Seine gebräunte Haut schmerzte dennoch von der vielen Sonne und seine Hände, die einiges an Arbeit gewohnt waren, zeigten frische Blasen, aber der Kampf gegen die sengende Hitze schien auch heute wieder zugunsten der Getreidebauern auszugehen.
Blasen, Schwielen und verbrannte Haut waren die einzigen Ehrenabzeichen ihres erbitterten Kampfes um das Korn. Wie erbärmlich war das denn bitte?
Kein Wunder, dass die Bauern ganz weit unten in der langen Liste angesehener Leute standen. Davor kamen zuerst Schmiede, Fleischer, Gerber, Lehrer, Doktoren, Kaufleute, jegliche Städter, Soldaten, Senatoren und… eben noch viele, viele andere.
Wenn man in Terra in den Stand eines Farmers hineingeboren wurde, so wie Vanarian, dann war man schon von Geburt an ganz unten angekommen, nur ein Stückweit über den Sklaven auf deren Arbeitskraft sich das terranische Reich stützte, aber die hatten ohnehin nichts zu melden.

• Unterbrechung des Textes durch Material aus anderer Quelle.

@@ -2000,19 +2151,9 @@
                                       int nh, int kvh, int hd, int S,
                                       float scale, float softcap, int window,
                                       hipStream_t stream) {
-  size_t lds = (4 * hd + 8) * sizeof(float) + 16;
-#define ATTN_DEC_CASE(KV8V)                                                  \
-  hipLaunchKernelGGL((k_attn_dec_t<KV8V>), dim3(nh, split, batch),          \
-                     dim3(256), lds,                                        \
-                     stream, (const u16*)qkv, kc, vc, (u16*)out,            \
-                     (const int*)len_ptr, (const float*)cost,               \
-                     (const float*)sint, (float*)kS, (float*)vS,            \
-                     (float*)scratch, (int*)cnt, nh, kvh, hd, S, scale,     \
-                     softcap, window)
-  if (kv8) ATTN_DEC_CASE(true);
-  else ATTN_DEC_CASE(false);
-#undef ATTN_DEC_CASE
-  return hipGetLastError();
+  return attn_dec_launch(qkv, kc, vc, out, len_ptr, cost, sint, kS, vS, kv8,
+                         scratch, cnt, split, batch, nh, kvh, hd, S, scale,
+                         softcap, window, 0, AttnPf{}, stream);
 }
 
 
@@ -3690,25 +3831,6 @@
 
 
 extern "C" __global__ void __launch_bounds__(256)
-k_prefetch(const u16* __restrict__ p, long n, float* __restrict__ sink) {
-  float acc = 0.f;
-  for (long i = ((long)blockIdx.x * 256 + threadIdx.x) * 8; i < n;
-       i += (long)gridDim.x * 256 * 8) {
-    s8v v = *(const s8v*)(p + i);
-    acc += b2f(((u16*)&v)[0]);
-  }
-  if (acc == 1e30f) sink[blockIdx.x] = acc;
-}
-
-extern "C" hipError_t launch_prefetch(const void* p, long n_elems,
-                                      void* sink, hipStream_t stream) {
-  hipLaunchKernelGGL(k_prefetch, dim3(128), dim3(256), 0, stream,
-                     (const u16*)p, n_elems, (float*)sink);
-  return hipGetLastError();
-}
-
-
-extern "C" __global__ void __launch_bounds__(256)
 k_softcap(u16* __restrict__ y, long total, float cap) {
   long i = ((long)blockIdx.x * 256 + threadIdx.x) * 8;
   if (i >= total) return;
diff --git a/llm_np_cp_amd/models/attn_prefetch.py b/llm_np_cp_amd/models/attn_prefetch.py
--- /dev/null
+++ b/llm_np_cp_amd/models/attn_prefetch.py
@@ -0,0 +1,45 @@
+
+from __future__ import annotations
+
+from typing import List, Tuple
+
+Region = Tuple[str, int, int]
+
+
+def _down16(n: int) -> int:
+    return max(0, int(n)) & ~15
+
+
+def plan_attn_prefetch(wo_bytes: int, wgu_bytes: int, I: int, K: int,
+                       budget: int, *, moe: bool = False) -> List[Region]:
+    if moe or budget <= 0:
+        return []
+    out: List[Region] = []
+    n_wo = _down16(min(wo_bytes, budget))
+    if n_wo:
+        out.append(("wo", 0, n_wo))
+    left = budget - wo_bytes
+    if left <= 0 or I <= 0 or wgu_bytes <= 0:
+        return out
+    row = wgu_bytes // (2 * I)
+    if row <= 0 or row % 16 or row * 2 * I != wgu_bytes:
+        return out
+    r = min(I, (left // 2) // row)
+    if r > 0:
+        out.append(("wgu", 0, r * row))
+        out.append(("wgu", I * row, r * row))
+    return out
+
+
+def consumer_stride(wo_bytes: int, n_rows: int, rows_per_block: int) -> int:
+    if n_rows <= 0 or wo_bytes % n_rows:
+        return 0
+    s = wo_bytes // n_rows * rows_per_block
+    return s if s % 16 == 0 else 0
+
+
+AUTO_MAX_BYTES = 10 << 20
+
+
+def default_budget(wo_bytes: int, wgu_bytes: int) -> int:
+    return wo_bytes if 0 < wo_bytes <= AUTO_MAX_BYTES else 0
diff --git a/llm_np_cp_amd/models/engine.py b/llm_np_cp_amd/models/engine.py
--- a/llm_np_cp_amd/models/engine.py
+++ b/llm_np_cp_amd/models/engine.py
@@ -112,12 +112,35 @@
         self._alloc_state(prefill_chunk)
         self._graph = None
         self._graph_mode = None
+        self._plan_attn_pf()
+
+    def _plan_attn_pf(self):
         import os as _os
-        self.prefetch_on = _os.environ.get("LLM_PREFETCH", "0") == "1"
-        self._pf_stream = torch.cuda.Stream(device=self.device)
-        self._pf_sink = torch.zeros(256, dtype=torch.float32,
-                                    device=self.device)
-        self._pf_events = []
+        from .attn_prefetch import (consumer_stride, default_budget,
+                                    plan_attn_prefetch)
+        self._attn_pf = None
+        _b = _os.environ.get("LLM_ATTN_PF", "auto").strip().lower()
+        if _b in ("", "0") or self.moe:
+            return
+        sfx = "_q4" if self.wq4 else "_q" if self.fp8 else ""
+        plans = []
+        for lw in self.layers:
+            wo, wgu = lw["wo" + sfx], lw["wgu" + sfx]
+            nb = {"wo": wo.numel() * wo.element_size(),
+                  "wgu": wgu.numel() * wgu.element_size()}
+            budget = (default_budget(nb["wo"], nb["wgu"]) if _b == "auto"
+                      else int(_b))
+            base = {"wo": wo.data_ptr(), "wgu": wgu.data_ptr()}
+            plans.append([(base[n] + off, size) for n, off, size in
+                          plan_attn_prefetch(nb["wo"], nb["wgu"],
+                                             self.inter_l, self.H, budget)])
+            self.attn_pf_stride = consumer_stride(nb["wo"], self.H, 4)
+        _n = _os.environ.get("LLM_ATTN_PF_BLOCKS")
+        self.attn_pf_blocks = int(_n) if _n else 4 * self.nh_l
+        if self.attn_pf_blocks > 0 and any(plans):
+            self._attn_pf = plans
+            self._pf_sink = torch.zeros(256, dtype=torch.float32,
+                                        device=self.device)
 
     def _auto_max_seq(self) -> int:
         cfg = self.config
@@ -1024,14 +1047,6 @@
         else:
             ho.gemv(lw[name], x, y, **kw)
 
-    def _pf_tensors(self, lw):
-        if self.wq4:
-            return (lw["wqkv_q4"], lw["wo_q4"], lw["wgu_q4"],
-                    lw["wdown_q4"])
-        if self.fp8:
-            return (lw["wqkv_q"], lw["wo_q"], lw["wgu_q"], lw["wdown_q"])
-        return (lw["wqkv"], lw["wo"], lw["wgu"], lw["wdown"])
-
     def _decode_step(self, greedy: bool, min_p: float,
                      temperature: float = 1.0, top_k: int = 0,
                      top_p: float = 1.0, proc: bool = False,
@@ -1049,19 +1064,8 @@
         hnext = self.b_hb
         t1 = self.b_t1[0]
         t2 = self.b_t2
-        s0 = torch.cuda.current_stream()
-        pf = self.prefetch_on
-        self._pf_events = []
         prev = None
         for i, lw in enumerate(self.layers):
-            if pf and i + 1 < len(self.layers):
-                ev = torch.cuda.Event()
-                ev.record(s0)
-                self._pf_events.append(ev)
-                self._pf_stream.wait_event(ev)
-                with torch.cuda.stream(self._pf_stream):
-                    for t in self._pf_tensors(self.layers[i + 1]):
-                        ho.prefetch(t, self._pf_sink)
             window = cfg.sliding_window if cfg.is_sliding(i) else 0
             if self.gemma and prev is not None:
                 self._dgemv(lw, "wqkv", t2, self.b_qkv,
@@ -1081,13 +1085,21 @@
                 self._dgemv(lw, "wqkv", h, self.b_qkv, stage=ho.STAGE_NORM,
                             g=lw["g_in"], res=lw.get("bqkv"), eps=eps)
             prev = lw
-            ho.attn_dec(self.b_qkv, self.k_cache[i], self.v_cache[i],
-                        self.b_att[0], self.len_buf, self.cos_t, self.sin_t,
-                        self.attn_scratch, self.attn_cnt,
-                        self.nh_l, self.kvh_l, self.hd, self.scale,
-                        softcap=self.attn_softcap, window=window or 0,
-                        split=self.attn_split,
-                        kS=self.k_scale[i], vS=self.v_scale[i])
+            pfkw = {}
+            attn_dec = ho.attn_dec
+            if self._attn_pf is not None and self._attn_pf[i]:
+                attn_dec = ho.attn_dec_pf
+                pfkw = dict(regions=self._attn_pf[i],
+                            pf_blocks=self.attn_pf_blocks,
+                            stride0=self.attn_pf_stride,
+                            sink=self._pf_sink)
+            attn_dec(self.b_qkv, self.k_cache[i], self.v_cache[i],
+                     self.b_att[0], self.len_buf, self.cos_t, self.sin_t,
+                     self.attn_scratch, self.attn_cnt,
+                     self.nh_l, self.kvh_l, self.hd, self.scale,
+                     softcap=self.attn_softcap, window=window or 0,
+                     split=self.attn_split,
+                     kS=self.k_scale[i], vS=self.v_scale[i], **pfkw)
             if self.gemma:
                 self._dgemv(lw, "wo", self.b_att[0], t1)
                 tpu.all_reduce(t1)
@@ -1142,11 +1154,6 @@
                 else:
                     self._dgemv(lw, "wdown", self.b_gu[:self.inter_l], h,
                                 res=h, **downkw)
-        if pf:
-            ev = torch.cuda.Event()
-            ev.record(self._pf_stream)
-            self._pf_events.append(ev)
-            s0.wait_event(ev)
         if self.gemma:
             kw = dict(stage=ho.STAGE_NORM2, x2=h,
                       g=self.layers[-1]["g_postffn"], g2=self.g_final,
diff --git a/llm_np_cp_amd/ops/hip_ops.py b/llm_np_cp_amd/ops/hip_ops.py
--- a/llm_np_cp_amd/ops/hip_ops.py
+++ b/llm_np_cp_amd/ops/hip_ops.py
@@ -37,6 +37,12 @@
                        [ctypes.c_void_p] * 2 + [ctypes.c_int] * 6 +
                        [ctypes.c_float, ctypes.c_float, ctypes.c_int,
                         ctypes.c_void_p],
+    "launch_attn_dec_pf": [ctypes.c_void_p] * 9 + [ctypes.c_int] +
+                          [ctypes.c_void_p] * 2 + [ctypes.c_int] * 6 +
+                          [ctypes.c_float, ctypes.c_float, ctypes.c_int,
+                           ctypes.c_int] +
+                          [ctypes.c_void_p, ctypes.c_long] * 4 +
+                          [ctypes.c_long, ctypes.c_void_p, ctypes.c_void_p],
     "launch_glu": [ctypes.c_void_p] * 3 + [ctypes.c_long, ctypes.c_int,
                                            ctypes.c_void_p],
     "launch_embed": [ctypes.c_void_p] * 3 + [ctypes.c_int] * 2 +
@@ -69,8 +75,6 @@
                               ctypes.c_int] + [ctypes.c_void_p] * 8,
     "launch_gemm_bf16": [ctypes.c_void_p] * 5 + [ctypes.c_int] * 3 +
                         [ctypes.c_void_p],
-    "launch_prefetch": [ctypes.c_void_p, ctypes.c_long, ctypes.c_void_p,
-                        ctypes.c_void_p],
     "launch_softcap": [ctypes.c_void_p, ctypes.c_long, ctypes.c_float,
                        ctypes.c_void_p],
     "launch_addinto": [ctypes.c_void_p, ctypes.c_void_p, ctypes.c_long,
@@ -284,6 +288,35 @@
         ctypes.c_float(softcap), window, _stream()), "attn_dec")
 
 
+def attn_dec_pf(qkv: torch.Tensor, k_cache: torch.Tensor,
+                v_cache: torch.Tensor, out: torch.Tensor,
+                len_ptr: torch.Tensor, cos_t: torch.Tensor,
+                sin_t: torch.Tensor, scratch: torch.Tensor,
+                cnt: torch.Tensor, nh: int, kvh: int, hd: int,
+                scale: float, softcap: float = 0.0, window: int = 0,
+                split: int = 1, kS: torch.Tensor | None = None,
+                vS: torch.Tensor | None = None, batch: int = 1, *,
+                regions=(), pf_blocks: int = 0, stride0: int = 0,
+                sink: torch.Tensor | None = None):
+    S = k_cache.shape[-2]
+    regions = list(regions)
+    assert len(regions) <= 4
+    if pf_blocks > 0:
+        assert sink is not None and sink.numel() >= 256
+    flat = []
+    for addr, nbytes in regions + [(0, 0)] * (4 - len(regions)):
+        assert addr % 16 == 0 and nbytes >= 0
+        flat += [addr, nbytes]
+    _check(lib().launch_attn_dec_pf(
+        _ptr(qkv), _ptr(k_cache), _ptr(v_cache), _ptr(out), _ptr(len_ptr),
+        _ptr(cos_t), _ptr(sin_t), _ptr(kS), _ptr(vS),
+        1 if kS is not None else 0,
+        _ptr(scratch), _ptr(cnt), split, batch,
+        nh, kvh, hd, S, ctypes.c_float(scale),
+        ctypes.c_float(softcap), window, pf_blocks, *flat, stride0,
+        _ptr(sink), _stream()), "attn_dec_pf")
+
+
 def glu(gate: torch.Tensor, up: torch.Tensor, out: torch.Tensor, act: int):
     total = gate.numel()
     assert total % 8 == 0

Sein Vater und all die anderen fleißigen Bienchen von Whispershire sahen das natürlich anders. Sie waren sogar noch stolz auf ihr bedeutungsloses Dasein und brüsteten sich damit, dass Terra ohne ihre harte Arbeit vom Sklaven bis hinauf zum Senator verhungern würde.
Doch für Vanarian war solch Gedankengut nur Augenwischerei. Eingestreut von Großgrundbesitzern und dem Senat, um die dummen Bauersleute zufrieden in ihrem eigenen Dreck hocken zu lassen.
Vielleicht war es für ihn noch nicht zu spät, bei Doktor Robins aus Wingham in die Lehre zu gehen. Das bot ihm dann wenigstens die Gelegenheit, die grausam langweilige Normalität von Whispershire zu verlassen, um den Menschen in Nah und Fern zu helfen. Wenn er doch nur Lesen und Schreiben könnte…
Den ganzen Rückmarsch von den Feldern tagträumte er von einer schöneren, besseren Zukunft, als der, die ihm der Herr in die Wiege gelegt hatte, während er, als Letzter in der Schlange, sich demonstrativ von den Gesprächen der Feldarbeiter ausgrenzte, um sich von ihnen zu unterscheiden.
Die anderen Farmer waren an seine Träumereien und sein absonderliches Verhalten seit Jahren gewöhnt und machten deshalb auch keine Anstalten mehr, ihn in ihr fröhliches Miteinander hineinziehen zu wollen. Sie rissen zotige Witze, schimpften über Murmeltiere und das Wetter, stellten Spekulationen über die kommende Ernte an und luden sich wie üblich gegenseitig auf einen Humpen Ale nach diesem harten Arbeitstag ein.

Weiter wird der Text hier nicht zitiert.